The only way to do this is to have a leftist state whose support base is made up from as broad a left spectrum as possible, from Marx to Lenin to Bakunin to Kautsky to Luxembourg to Benn. Multi-Socialist federal democracy, for me, is the only political system that can successfully accompany economic revolution in Britain.
I should make it clear that this belief, for me, only really relates to Britain, in depth. Perhaps for bigger nations, or landlocked nations or whatever, the issues and solutions are different.
Aurorus Ruber
20th March 2011, 15:58
The terms "big government" and "small government" are more rhetoric than useful political descriptors in my opinion. I hear them mostly from conservatives who talk about big government intruding in their lives in some vague way.
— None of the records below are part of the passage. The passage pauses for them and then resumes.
@@ -375,6 +409,7 @@
     unsigned int* zero_word;
     unsigned int* zero_words9;
     DgGroupArgs gr;
+    DgRouteArgs rt;
     DgDenseCodeArgs dc;
     int32_t zsel;
 };
@@ -435,6 +470,10 @@
     int8_t crawh[2][DG_MAX_SCATTER / 2], cfinh[2][DG_MAX_SCATTER / 2];
     int8_t ncrawh[2], ncfinh[2];
     int32_t routed_half;
+    const int32_t* rl_ent;
+    const int32_t* rl_cnt;
+    int32_t rl_cap;
+    int8_t rsrc[2][DG_MAX_NEG];
     int32_t taps_ready;
     int32_t naxpy;
     float* axo[DG_MAX_NEG + 2];
diff --git a/depthg_amd/csrc/dg_post.hip b/depthg_amd/csrc/dg_post.hip
--- a/depthg_amd/csrc/dg_post.hip
+++ b/depthg_amd/csrc/dg_post.hip
@@ -4,6 +4,7 @@
 #include <cstdlib>
 
 typedef const float __attribute__((address_space(1)))* gfloat_p;
+typedef const _Float16 __attribute__((address_space(1)))* ghalf_p;
 
 
 #define DG_LOAD_GS(a, gs)                                                                                   \
@@ -118,53 +119,21 @@
 #endif
 #define COMB_MAXROUTE 512
 template <int NDF, bool HM = false>
-__global__ __launch_bounds__(64 * NDF) void k_combine_out(const DgScatterArgs a) {
+__global__ __launch_bounds__(64 * NDF) __attribute__((amdgpu_waves_per_eu(HM ? 4 : 3))) void k_combine_out(const DgScatterArgs a) {
     const int rt = blockIdx.x, n = blockIdx.y, dest = blockIdx.z;
     const int tid = threadIdx.x, lane = tid & 63, r = lane & 31, h = lane >> 5, DP = NDF * 32;
     const int d = __builtin_amdgcn_readfirstlane(tid >> 6);
     __shared__ __attribute__((aligned(16))) char xs[NDF][DG_XROWS_LDS];
     __shared__ float part[NDF][32];
     __shared__ float stage[NDF][32 * 33];
-    __shared__ const float* rl_p[COMB_MAXROUTE];
-    __shared__ float rl_w[COMB_MAXROUTE];
-    __shared__ int rl_cnt, wcnt[NDF], rsrc[DG_MAX_SCATTER];
+    constexpr int HB = HM ? COMB_HB_HM : COMB_HB, FB = HM ? 1 : 4;
+    static_assert(HB <= DG_ROUTE_PAD, "the first batch of a route list is read before its count");
     DG_LOAD_GS(a, gs)
-    int nr = 0;
-    for (int s = 0; s < a.nsrc; ++s)
-        if (a.src[s].dest == dest && a.src[s].route != nullptr) { if (tid == 0) rsrc[nr] = s; ++nr; }
-    if (tid == 0) rl_cnt = 0;
-    __syncthreads();
-    for (int i0 = 0; i0 < nr * a.B; i0 += 64 * NDF) {
-        const int i = i0 + tid;
-        bool hit = false;
-        int m = 0, s = 0;
-        if (i < nr * a.B) {
-            const int rs = i / a.B;
-            m = i - rs * a.B; s = rsrc[rs];
-            hit = (int)a.src[s].route[m] == n;
-        }
-        const unsigned long long bal = __ballot(hit);
-        if (lane == 0) wcnt[d] = __popcll(bal);
-        __syncthreads();
-        int base = rl_cnt;
-        for (int wv = 0; wv < d; ++wv) base += wcnt[wv];
-        if (hit) {
-            const int o = base + __popcll(bal & ((1ull << lane) - 1));
-            const DgScatterSrc& q = a.src[s];
-            if (o < COMB_MAXROUTE) {
-                rl_p[o] = q.half ? reinterpret_cast<const float*>(reinterpret_cast<const _Float16*>(q.buf) + (size_t)m * a.Ppad * a.DP) : q.buf + (size_t)m * a.Ppad * a.DP;
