@@ -4144,10 +4149,10 @@
   return (uv + 15) / 16 * 16 + sor_cring_bytes(crn, cw);
 }
 
-template <int S, int MODE, int NB, int CRN, int R, bool SEL = false>
-__device__ __forceinline__ void sor_lanes_frame(const TvArgs &a, int frame, f2v *ring) {
+template <int S, int MODE, int NB, int CRN, int R, bool SEL = false, bool PK = false>
+__device__ __forceinline__ void sor_lanes_frame(const TvArgs &a, int frame, f2v *ring, int F = 1) {
   constexpr int CW = MODE == 0 ? 2 : 1;
-  const int G = (a.h + 64 * R - 1) / (64 * R);
+  const int G = ((PK ? F * a.h : a.h) + 64 * R - 1) / (64 * R);
   const int NR = G * 64 * R + 2;
   const int wid = __builtin_amdgcn_readfirstlane(threadIdx.x >> 6), lane = threadIdx.x & 63;
   const int g = wid / S, s = wid - g * S;
@@ -4171,27 +4176,39 @@
   const long fo = (long)frame * a.sp;
   constexpr int U = SorLane<S, MODE, 0, NB, CRN, R>::U;
   const int T = ((a.w - 1) + (a.h - 1) + 2 * (S - 1) + 1 + U - 1) / U * U;
-  const int y0 = g * 64 * R, ymax = min(y0 + 64 * R - 1, a.h - 1);
+  int y0 = g * 64 * R, ymax = min(y0 + 64 * R - 1, a.h - 1);
+  const int v0 = y0;
+  const int nf = min(F, a.n - frame);
+  if (PK) {
+    const int v1 = min(v0 + 63, nf * a.h - 1);
+    const int f0 = v0 / a.h, f1 = v1 / a.h;
+    y0 = v1 < v0 ? 0 : f0 == f1 ? v0 - f0 * a.h : 0;
+    ymax = v1 < v0 ? 0 : f0 == f1 ? v1 - f0 * a.h : a.h - 1;
+  }
   auto setup = [&](auto &st) {
     st.C = reinterpret_cast<const float4 *>(a.coef) + fo * (MODE == 0 ? 2 : 1);
     st.du_r = a.du + fo;
     st.dv_r = a.dv + fo;
     st.du = a.du + fo;
     st.dv = a.dv + fo;
-    const int y = y0 + lane;
-    st.ring_s = ring + (s * NR + y + 1) * 3;
-    st.ring_p = ring + ((s > 0 ? s - 1 : 0) * NR + y + 1) * 3;
-    st.sv_s = svr + (s * NR + y + 1) * 3;
-    st.cr = crr + y + 1;
+    const int v = v0 + lane;
+    const int fl = PK ? v / a.h : 0;
+    const int y = v - fl * a.h;
+    st.ring_s = ring + (s * NR + v + 1) * 3;
+    st.ring_p = ring + ((s > 0 ? s - 1 : 0) * NR + v + 1) * 3;
+    st.sv_s = svr + (s * NR + v + 1) * 3;
+    st.cr = crr + v + 1;
     st.w = a.w; st.h = a.h; st.y = y; st.s = s;
+    st.live = fl < nf;
+    st.fo = (unsigned)min(fl, nf - 1) * (unsigned)a.sp;
     st.lim = a.wrap ? a.w : 1 << 30;
     st.rmax = a.wrap ? a.w - 1 : a.w + a.h - 2;
     st.hplane = a.h;
-    st.top_lds = lane == 0 && y0 > 0;
+    st.top_lds = lane == 0 && v0 > 0 && y > 0;
 #pragma unroll
     for (int r = 0; r < R; ++r) {
       const int yr = y + 64 * r;
-      st.yc[r] = (unsigned)min(yr, a.h - 1);
+      st.yc[r] = PK ? st.fo + (unsigned)y : (unsigned)min(yr, a.h - 1);
       st.notop[r] = yr == 0;
       st.border[r] = yr == 0 || yr >= a.h - 1;
     }
@@ -4203,16 +4220,16 @@
     st.run(T, y0, ymax);
   };
   if (s == 0) {
-    SorLane<S, MODE, 0, NB, CRN, R, SEL> st;
+    SorLane<S, MODE, 0, NB, CRN, R, SEL, PK> st;
     setup(st);
   } else if (s == 1) {
-    SorLane<S, MODE, (S > 1 ? 1 : 0), NB, CRN, R, SEL> st;
+    SorLane<S, MODE, (S > 1 ? 1 : 0), NB, CRN, R, SEL, PK> st;
     setup(st);
   } else if (s == 2) {
-    SorLane<S, MODE, (S > 2 ? 2 : 0), NB, CRN, R, SEL> st;
+    SorLane<S, MODE, (S > 2 ? 2 : 0), NB, CRN, R, SEL, PK> st;
     setup(st);
   } else {
-    SorLane<S, MODE, (S > 3 ? 3 : 0), NB, CRN, R, SEL> st;
+    SorLane<S, MODE, (S > 3 ? 3 : 0), NB, CRN, R, SEL, PK> st;
     setup(st);
   }
 }
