int b2_context_create(b2_engine* e, b2_context** out) {
    if (!e || !out) return fail(B2_EINVAL, "null engine or out");
    if (e->inspect_only) return fail(B2_ESTATE, "engine was loaded with b2_engine_inspect (no device resources)");
    b2_context* c = new b2_context();
    c->e = e;
    c->use_graph = env_int("B2_GRAPH", 1);
    c->force_simt = env_int("B2_FORCE_SIMT", 0);
    c->force_im2col = env_int("B2_FORCE_IM2COL", 0);
    c->force_bn = env_int("B2_FORCE_BN", 0);
    c->force_stages = env_int("B2_FORCE_STAGES", 0);
    c->force_splits = env_int("B2_FORCE_SPLITS", 0);
    c->force_sps = env_int("B2_FORCE_SPS", 0);
    c->force_ws = env_int("B2_FORCE_WS", 0);
    c->force_cn = env_int("B2_FORCE_CN", 0);
    c->force_halo = env_int("B2_FORCE_HALO", 0);
    c->force_fuse = env_int("B2_FORCE_FUSE", 0);
    c->pdl_trigger = env_int("B2_PDL_TRIGGER", 1);
    c->autotune = env_int("B2_AUTOTUNE", 4);
    c->fork = env_int("B2_FORK", 0);
    c->net = env_int("B2_NET", 0);
    c->net_ctas = env_int("B2_NET_CTAS", 0);
    c->net_bn = env_int("B2_NET_BN", 0);
    c->net_stages = env_int("B2_NET_STAGES", 0);
    c->fuse_tail = env_int("B2_FUSE_TAIL", 1);
    c->input_ctas = env_int("B2_INPUT_CTAS", 0);
    c->i8_bn = env_int("B2_I8_BN", 0);
    c->i8_stages = env_int("B2_I8_STAGES", 0);
    if (getenv("B2_PDL")) b2k::set_pdl(env_int("B2_PDL", 1) != 0);
    void* p = nullptr;
    if (cudaMalloc(&p, (kMaxSplitTiles + 16) * sizeof(int)) != cudaSuccess || cudaMemset(p, 0, (kMaxSplitTiles + 16) * sizeof(int)) != cudaSuccess) {
        cudaGetLastError();
        delete c;
        return fail(B2_ENOMEM, "cudaMalloc for split-K counters failed");
    }
    c->d_counters = static_cast<int*>(p);
    c->d_tail_ctrl = c->d_counters + kMaxSplitTiles;
    *out = c;
    return B2_OK;
}

static void drop_cached(b2_context* c) {
    c->states.clear();
    c->cur = c->scratch ? &c->states[c->scratch] : nullptr;
}

void b2_context_destroy(b2_context* c) {
    if (!c) return;
    drop_cached(c);
    if (c->d_counters) cudaFree(c->d_counters);
    if (c->side) cudaStreamDestroy(c->side);
    if (c->fork_ev) cudaEventDestroy(c->fork_ev);
    if (c->join_ev) cudaEventDestroy(c->join_ev);
    delete c;
}

int b2_context_set_device_memory(b2_context* c, void* scratch) {
    if (!c || !scratch) return fail(B2_EINVAL, "null context or scratch");
    if (reinterpret_cast<uintptr_t>(scratch) % 256 != 0) return fail(B2_EINVAL, "scratch must be 256-byte aligned (cudaMalloc alignment)");
    if (c->states.size() >= 32 && c->states.find(static_cast<uint8_t*>(scratch)) == c->states.end()) drop_cached(c);
    c->scratch = static_cast<uint8_t*>(scratch);
    c->cur = &c->states[c->scratch];
    return B2_OK;
}

int b2_context_set_option(b2_context* c, const char* key, int value) {
    if (!c || !key) return fail(B2_EINVAL, "null context or key");
    const std::string k(key);
    if (k == "graph") {
        c->use_graph = value;
        return B2_OK;
    }
    if (k == "pdl") {
        b2k::set_pdl(value != 0);
        value = 0;
    } else if (k == "simt") c->force_simt = value;
    else if (k == "im2col") c->force_im2col = value;
    else if (k == "bn") c->force_bn = value;
    else if (k == "stages") c->force_stages = value;
    else if (k == "splits") c->force_splits = value;
    else if (k == "sps") c->force_sps = value;
    else if (k == "ws") c->force_ws = value;
    else if (k == "cn") c->force_cn = value;
    else if (k == "halo") c->force_halo = value;
    else if (k == "fuse") c->force_fuse = value;
    else if (k == "fork") c->fork = value;
    else if (k == "net") c->net = value;
    else if (k == "net_ctas") c->net_ctas = value;
    else if (k == "net_bn") c->net_bn = value;
    else if (k == "net_stages") c->net_stages = value;
    else if (k == "fuse_tail") c->fuse_tail = value;
    else if (k == "i8_bn") c->i8_bn = value;
    else if (k == "i8_stages") c->i8_stages = value;
    else if (k == "input_ctas") c->input_ctas = value;
    else if (k == "pdl_trigger") c->pdl_trigger = value;
    else if (k == "autotune") c->autotune = value;
    else if (k == "no_fold") c->no_fold = value;
    else return fail(B2_EINVAL, "unknown option '%s'", key);
    drop_cached(c);
    return B2_OK;
}
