# kcleal/pywfa

Hardware: AMD Instinct MI355X
Metric: pairwise alignments/sec (higher is better)
Workload: dtype int16x2 offsets (reads <= 512 bp), int32 results; 1 GPU; C2: 10000000 x 150bp pairs/GPU, 2% error, gap-affine 0/4/6/2, end-to-end, scope=score, 2-bit reads resident in HBM; pairs_per_gpu=10000000, read_length=150, parallelism=pairs sharded over 1 GPU(s), no collective

## Files before the change

pywfa_amd/csrc/host_core.hpp:

```cpp
#pragma once
#include <hip/hip_runtime.h>
#include <stdint.h>
#include <stdio.h>
#include <stdlib.h>
#include <string.h>
#include <limits.h>
#include <sched.h>
#include <string>
#include <map>
#include <unordered_map>
#include <vector>
#include <algorithm>
#include <thread>
#include <memory>
#include <atomic>

#include "wfa_hip.h"
#include "wfa_common.hpp"
#include "wfa_band.hpp"

namespace wfa { struct WfaPieceDesc; }

#pragma GCC visibility push(hidden)

extern thread_local std::string g_error;

#define WFA_COUNTER_WORDS 256
#define WFA_KNOBS(F)                                                                                              \
  F(ARENA_KB) F(BAND_DEBUG) F(BAND_SLIM) F(BAND_LDS_MAX) F(BAND_NO_WIN) F(BAND_SPLIT_MIN) F(NO_TINY_INLINE) F(BILEVEL) F(BILEVEL_WIDE_LEVELS) F(BILEVEL_PER_CU) F(BILEVEL_I32) F(BILEVEL_QCAP) F(BILEVEL_LEVELS) F(BILEVEL_LDS) F(BILEVEL_NO_1024) F(BILEVEL_HUGE_MIN) F(BILEVEL_LDS_W) F(BILEVEL_NO_SEQL) F(LANE_DYN) F(LANE_DYN_WAVES) F(BAND_LEFTOVER_WAVES_PER_CU) F(BAND_NCH) F(BAND_NO_LDS) F(BAND_NO_SPLIT) F(BAND_PB) F(PIPE_TAIL) F(LEN16) F(MAILBOX) F(MAILBOX_IDLE_US) F(TILE32)     \
  F(BAND_RECORDS) F(BAND_SPLIT_ROUNDS) F(BAND_WAVES_PER_CU) F(NO_BAND) F(NO_FAST) F(NO_SEGFULL) F(SEGFULL_PAIRS)     \
  F(SEGFULL_STAGES) F(STAGE_TIMING) F(LANE_HEUR32) F(THREADS) F(TINY_BATCH) F(WAVES_PER_CU) F(FAST_WAVES_PER_CU) F(TIMING)          \
  F(LANE_FULL) F(LANE_FULL_SPLIT) F(LANE_HEUR) F(SEG_HEUR) F(LANE_LDS_PAD_KB) F(LANE_MIN_PAIRS) F(PIPE_CHUNK) F(PIPE_THREADS) F(PACK_THREADS) F(NO_TINY_BAND) F(NO_TINY_POLL) F(UP_STREAMS) F(NO_DUAL) F(NO_WIDE) F(WIDE_ADAPT) F(WIDE_GROWS) F(WIDE_LDS_KB) F(WIDE_THREADS) F(TILE) F(TILE_T) F(TILE_WT) F(TILE_THREADS) F(TILE_PER_CU) F(NO_PIPE) F(HOST_PACK) F(GENERAL_PB) F(LANE_WAVES_PER_CU) F(LANE_REFILL_MIN) F(LANE_DEBUG) F(NO_TINY) F(PILOT_PCT) F(WIDE_ADAPT_LDS) F(LANE_NARROW_WAVES) F(PILOT_NARROW_PCT) F(CROSS_BAND) F(CROSS_TOPK_CHUNK) F(REDUCE_TIMING)
enum WfaKnob {
#define WFA_KNOB_ENUM(n) K_##n,
  WFA_KNOBS(WFA_KNOB_ENUM)
#undef WFA_KNOB_ENUM
  K_COUNT
};
struct WfaKnobs {
  int value[K_COUNT];
  bool set[K_COUNT];
  std::string fast_stages;
  void load() {
    static const char* const names[K_COUNT] = {
#define WFA_KNOB_NAME(n) "WFA_HIP_" #n,
        WFA_KNOBS(WFA_KNOB_NAME)
#undef WFA_KNOB_NAME
    };
    for (int i = 0; i < K_COUNT; ++i) {
      const char* v = getenv(names[i]);
      set[i] = v && *v;
      value[i] = set[i] ? atoi(v) : 0;
    }
    const char* fs = getenv("WFA_HIP_FAST_STAGES");
    fast_stages = (fs && *fs) ? fs : "";
  }
};

struct wfa_hip_aligner {
  int numa_state = 0;
  int numa_node = -1;
  cpu_set_t numa_cpus;
  int numa_mode = 0;
  cpu_set_t proc_cpus;
  bool proc_cpus_valid = false;
// ... 174 lines not shown
```

pywfa_amd/csrc/wfa_hip.hip:

```cpp
#include <hip/hip_runtime.h>
#include <stdint.h>
#include <stdio.h>
#include <stdlib.h>
#include <string.h>
#include <limits.h>
#include <string>
#include <map>
#include <unordered_map>
#include <vector>
#include <algorithm>
#include <chrono>
#include <thread>
#include <memory>
#include <atomic>
#include <mutex>
#include <functional>
#include <ctype.h>
#include <pthread.h>
#include <sched.h>
#include <unistd.h>
#include <sys/syscall.h>

#include "host_core.hpp"
#include "wfa_pack.hpp"
// ... 1107 lines not shown
  }
  al->err = "pilot launch failed";
  return WFA_HIP_EDEVICE;
}
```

Of course since these same people have no problem with massive military spending, for instance, all this talk of shrinking government just sounds silly or hypocritical to me. I don't find it particularly useful to talk about big versus small government, myself.
jmpeer
20th March 2011, 16:30
I think I was pretty clear in what I meant. I was referring to centralized government, that is, government that has a central government, or decentralized government, that is, government that doesn't have a central government, and I likened it unto the early US, in which you should be familiar with the federalists vs antifederalists debates and the confederation vs federation. I wasn't trying to confuse you. Like I suggested in my other posts, I wasn't sure whether you were going for large, or even global, democratic republics or completely locally autonomous governments.